WORK TO COMPLETE: Each line of the data below holding the word "into" must be copied.

--- --- ---

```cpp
int pnx_conv3x3_dgrad_s2_x6(const void* g_hi, const void* g_mid, const void* g_lo, const void* wfrag_t_hi, const void* wfrag_t_mid, const void* wfrag_t_lo,
                            const uint8_t* mask_in, float* dx, int32_t batch, int32_t h, int32_t w, int32_t cin, int32_t cout, pnx_stream_t stream) {
  PNX_REQUIRE(g_hi && g_mid && g_lo && wfrag_t_hi && wfrag_t_mid && wfrag_t_lo && mask_in && dx && batch > 0 && h > 0 && w > 0, PNX_ERR_INVALID,
              "pnx_conv3x3_dgrad_s2_x6: bad arguments");
  PNX_REQUIRE((((uintptr_t)g_hi | (uintptr_t)g_mid | (uintptr_t)g_lo | (uintptr_t)wfrag_t_hi | (uintptr_t)wfrag_t_mid | (uintptr_t)wfrag_t_lo | (uintptr_t)dx) & 15) == 0,
              PNX_ERR_INVALID, "16-byte alignment required");
  hipStream_t st = (hipStream_t)stream;
  if (cin == 64 && cout == 128) return launch_dgrad_s2<128, 64, 3>(g_hi, g_mid, wfrag_t_hi, wfrag_t_mid, mask_in, dx, batch, h, w, st, g_lo, wfrag_t_lo);
  if (cin == 128 && cout == 256) return launch_dgrad_s2<256, 128, 3>(g_hi, g_mid, wfrag_t_hi, wfrag_t_mid, mask_in, dx, batch, h, w, st, g_lo, wfrag_t_lo);
  if (cin == 256 && cout == 256) return launch_dgrad_s2<256, 256, 3>(g_hi, g_mid, wfrag_t_hi, wfrag_t_mid, mask_in, dx, batch, h, w, st, g_lo, wfrag_t_lo);
  pnx_set_error("pnx_conv3x3_dgrad_s2_x6: no kernel for %d -> %d channels", cin, cout);
  return PNX_ERR_UNSUPPORTED;
}

int pnx_conv3x3_x3(const void* x_hi, const void* x_lo, const void* wfrag_hi, const void* wfrag_lo, const float* bias, const uint8_t* mask, float* y,
                   int32_t batch, int32_t h, int32_t w, int32_t cin, int32_t cout, int32_t stride, pnx_stream_t stream) {
  PNX_REQUIRE(x_hi && x_lo && wfrag_hi && wfrag_lo && y, PNX_ERR_INVALID, "null pointer");
  PNX_REQUIRE(batch > 0 && h > 0 && w > 0, PNX_ERR_INVALID, "bad shape");
  PNX_REQUIRE(stride == 1 || stride == 2, PNX_ERR_UNSUPPORTED, "stride %d", stride);
  PNX_REQUIRE((((uintptr_t)x_hi | (uintptr_t)x_lo | (uintptr_t)y | (uintptr_t)wfrag_hi | (uintptr_t)wfrag_lo | (uintptr_t)bias) & 15) == 0, PNX_ERR_INVALID,
              "16-byte alignment required");
  hipStream_t st = (hipStream_t)stream;
  if (stride == 1) {
    if (cin == 64 && cout == 64) return launch_pc_x3<64, 64>(x_hi, x_lo, wfrag_hi, wfrag_lo, bias, mask, y, batch, h, w, st);
    if (cin == 128 && cout == 128) return launch_pc_x3<128, 128>(x_hi, x_lo, wfrag_hi, wfrag_lo, bias, mask, y, batch, h, w, st);
    if (cin == 256 && cout == 256) return launch_pc_x3<256, 256>(x_hi, x_lo, wfrag_hi, wfrag_lo, bias, mask, y, batch, h, w, st);
  } else {
    const int ho = (h - 1) / 2 + 1, wo = (w - 1) / 2 + 1;
    if (cin == 64 && cout == 128) return launch_s2<64, 128, 2>(x_hi, wfrag_hi, bias, mask, y, batch, h, w, ho, wo, 0, nullptr, st, x_lo, wfrag_lo);
// ... 244 lines not shown
```

Measured before the change: 705.9.

## Pack active pixels into dense 32-wide groups for 128/256-channel sparse 3x3 conv

Adds a packed-pixel variant of the LDS-staged 3x3 conv kernel for the 128->128 and 256->256 layers. Active pixels of a tile are compacted into a shared list and processed in dense groups of 32, with per-pixel LDS addressing and scattered stores, instead of row-by-row with idle lanes. Inactive pixels that were previously active are explicitly zeroed. The aim is fewer MFMA passes on sparse tiles, at the cost of extra bookkeeping, packed-code address computation and scattered output writes. It is enabled by default and can be turned off with an environment variable.

```diff
diff --git a/pillarnext_amd/csrc/conv3x3.hip b/pillarnext_amd/csrc/conv3x3.hip
--- a/pillarnext_amd/csrc/conv3x3.hip
+++ b/pillarnext_amd/csrc/conv3x3.hip
@@ -462,10 +462,11 @@
 #ifndef TAPS_NOBUFW
 #define TAPS_BUFW
 #endif
-template <int NR, int MTALL, int CB = 4, int STRIDE = 1, int MB = 2, int WD = TAPS_WD>
+template <int NR, int MTALL, int CB = 4, int STRIDE = 1, int MB = 2, int WD = TAPS_WD, bool PIX = false>
 __device__ __forceinline__ void conv_taps(v16f (&acc)[NR][MB], const uint4* __restrict__ s_in, const uint4* __restrict__ wfrag, const int (&rbase)[4],
                                           int mg, int px, int kb, int lane, int kstep0 = 0) {
 #ifdef PNX_TAPS_ROLLED
+  static_assert(!PIX, "the rolled tap loop has no packed-pixel form");
   conv_taps_rolled<NR, MTALL, CB, STRIDE, MB>(acc, s_in, wfrag, rbase, mg, px, kb, lane, kstep0);
 #else
   constexpr int RS = STRIDE == 1 ? LDS_HW : S2_RS;
@@ -496,6 +497,18 @@
   int addr[NR];
   auto group_addr = [&](int grp) {
     const int dx = grp >> 2, cbl = grp & 3;
+    if constexpr (PIX) {
+      int p = rbase[0];
+      asm volatile("" : "+v"(p));
+#pragma unroll
+      for (int j = 0; j < NR; j++) {
+        const int q = (p >> (8 * j)) & 255;
+        const int c = tap_slot<STRIDE>(q & 31, dx);
+        addr[j] = (q >> 5) * (RS * 8) + c * 8 + ((2 * cbl + kb) ^ lds_swz(c));
+        asm volatile("" : "+v"(addr[j]));
+      }
+      return;
+    }
     int p = px;
     asm volatile("" : "+v"(p));
     const int c = tap_slot<STRIDE>(p, dx);
@@ -808,7 +821,79 @@
   }
 }
 
-template <int CIN, int COUT, bool HAS_RES>
+__device__ __forceinline__ int pix_code(int row, int col) { return (row << 5) | col; }
+template <int CSTRIDE>
+__device__ __forceinline__ uint32_t pix_off(int code, int W) { return (uint32_t)(((code >> 5) * W + (code & 31)) * CSTRIDE) * 2u; }
+
+template <int CSTRIDE>
+__device__ __forceinline__ void store_pix64(const uint4 (&D)[4], uint16_t* __restrict__ tile, int code, int n_valid, int W, int lane) {
+  int l = lane;
+  asm volatile("" : "+v"(l));
+#pragma unroll
+  for (int d = 0; d < 4; d++) {
+    const int P = 8 * d + (l >> 3);
+    const int pc = __builtin_amdgcn_ds_bpermute(P << 2, code);
+    if (P < n_valid) *reinterpret_cast<uint4*>(reinterpret_cast<char*>(tile) + pix_off<CSTRIDE>(pc, W) + (uint32_t)((l & 7) * 16)) = D[d];
+  }
+}
+
+template <int NR, int CIN, int COUT, bool HAS_RES>
+__device__ __forceinline__ void conv_pix_x(uint4* __restrict__ s_in, const uint16_t* __restrict__ x, const uint4* __restrict__ wfrag,
+                                           const float* __restrict__ bias, const uint16_t* __restrict__ rtile, int codes, const int (&n_g)[4],
+                                           uint16_t* __restrict__ ytile, int b, int H, int W, int y0, int x0, uint32_t need, int mg0, int relu, int px,
+                                           int kb, int lane, int hsel) {
+  constexpr int NS = CIN / 64, NRA = NR > 0 ? NR : 1;
+  const int mg = mg0 + 4 * hsel;
+  v16f acc[NRA][2];
+  if (NR > 0) {
+#pragma unroll
+    for (int m = 0; m < 2; m++) {
+      const v16f bq = bias_tile(bias, (mg + m) * 32, kb);
+#pragma unroll
+      for (int j = 0; j < NR; j++) acc[j][m] = bq;
+    }
+  }
+  const uint16_t* const rres = HAS_RES ? rtile + mg * 32 : nullptr;
+  auto code = [&](int j) { return (codes >> (8 * j)) & 255; };
+  auto res_off = [&](int j) { return pix_off<COUT>(code(j), W) + (uint32_t)(16 * kb); };
+  const int cw[4] = {codes, 0, 0, 0};
+  uint4 rq[2][2];
+#pragma unroll 1
+  for (int sl = 0; sl < NS; sl++) {
+    if (sl) {
+      __syncthreads();
+      stage_tile64<CIN, L128_TH>(s_in, x, b, H, W, 64 * sl, y0, x0, need);
+      __syncthreads();
+    }
+    if (NR > 0 && HAS_RES && sl == NS - 1) load_residual_u(rq, rres, res_off(0), px < n_g[0]);
+    if (NR > 0) conv_taps<NRA, COUT / 32, CIN / 16, 1, 2, HAS_RES ? LDSX_RES_WD : TAPS_WD, true>(acc, s_in, wfrag, cw, mg, px, kb, lane, 4 * sl);
+  }
+  if (NR > 0) {
+#pragma unroll
+    for (int j = 0; j < NR; j++) {
+      const bool act = px < n_g[j];
+      uint4 rc[2][2];
+      if (HAS_RES) {
+#pragma unroll
+        for (int m = 0; m < 2; m++)
+#pragma unroll
+          for (int t = 0; t < 2; t++) rc[m][t] = rq[m][t];
+        if (j + 1 < NR) load_residual_u(rq, rres, res_off(j + 1), px < n_g[j + 1]);
+      }
+      uint4 D[4];
+#pragma unroll
+      for (int m = 0; m < 2; m++) {
+        uint4 pk[2];
+        pack_tile(acc[j][m], act, relu, pk, HAS_RES ? rc[m] : nullptr);
+        D[2 * m] = pk[0], D[2 * m + 1] = pk[1];
+      }
+      transpose_row64(D, lane);
+      store_pix64<COUT>(D, ytile + mg * 32, code(j), n_g[j], W, lane);
+    }
+  }
+}
+
+template <int CIN, int COUT, bool HAS_RES, bool PACK = false>
 __global__ __launch_bounds__(256, 2) void k_conv3x3_ldsx(const uint16_t* __restrict__ x, const uint4* __restrict__ wfrag,
                                                       const float* __restrict__ bias, const uint16_t* __restrict__ res,
                                                       const uint8_t* __restrict__ mask, uint16_t* __restrict__ y, int B, int H, int W,
@@ -817,7 +902,9 @@
   static_assert(CIN % 64 == 0 && (COUT % 128 == 0 || COUT == 64), "64-channel input slabs, 128-channel output passes (or one of 64)");
   constexpr int TH = L128_TH, HW_ = LDS_HW;
   constexpr int NRG = COUT == 64 ? 4 : 2, NRMAX = TH / NRG;
+  static_assert(!PACK || (CIN == COUT && NRG == 2), "the packed-pixel form serves 128 -> 128 and 256 -> 256");
   __shared__ uint4 s_in[L128_NSTAGE];
+  __shared__ uint16_t s_list[PACK ? TH * 32 : 1];
   __shared__ uint32_t s_rowmask2[2 * TH];
   __shared__ unsigned int s_next[2];
   const int lane = threadIdx.x & 63, wv = threadIdx.x >> 6;
@@ -868,11 +955,12 @@
     const int x0 = tx * 32, y0 = ty * TH;
     const int ox = x0 + px;
     bool was[2];
+    uint32_t bal[2];
 #pragma unroll
     for (int j = 0; j < 2; j++) {
       was[j] = __builtin_amdgcn_readfirstlane(wasP[j]) != 0;
-      const uint32_t bal = (uint32_t)__ballot(aP[j]);
-      if (lane == 0) s_rowmask[wv * 2 + j] = bal;
+      bal[j] = (uint32_t)__ballot(aP[j]);
+      if (lane == 0) s_rowmask[wv * 2 + j] = bal[j];
     }
     __syncthreads();
     idxC = sched_next2(s_next, it, slot, idxB);
@@ -895,6 +983,60 @@
       if (row_dirty != nullptr && oy < H && lane == 0 && was[j] != active) row_dirty[((int64_t)b * H + oy) * tiles_x + tx] = active ? 1 : 0;
     }
     if (am == 0) continue;
+    if constexpr (PACK) {
+      const int wvu = __builtin_amdgcn_readfirstlane(wv);
+      int n_px = 0, pos = 0;
+#pragma unroll
+      for (int k = 0; k < TH; k++) {
+        const int n = __builtin_popcount(__builtin_amdgcn_readlane(my_rm, k));
+        n_px += n;
+        pos += k < 2 * wvu ? n : 0;
+      }
+#pragma unroll
+      for (int j = 0; j < 2; j++) {
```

--- --- ---

EXPECTED OUTPUT:
## Pack active pixels into dense 32-wide groups for 128/256-channel sparse 3x3 conv
Adds a packed-pixel variant of the LDS-staged 3x3 conv kernel for the 128->128 and 256->256 layers. Active pixels of a tile are compacted into a shared list and processed in dense groups of 32, with per-pixel LDS addressing and scattered stores, instead of row-by-row with idle lanes. Inactive pixels that were previously active are explicitly zeroed. The aim is fewer MFMA passes on sparse tiles, at the cost of extra bookkeeping, packed-code address computation and scattered output writes. It is enabled by default and can be turned off with an environment variable.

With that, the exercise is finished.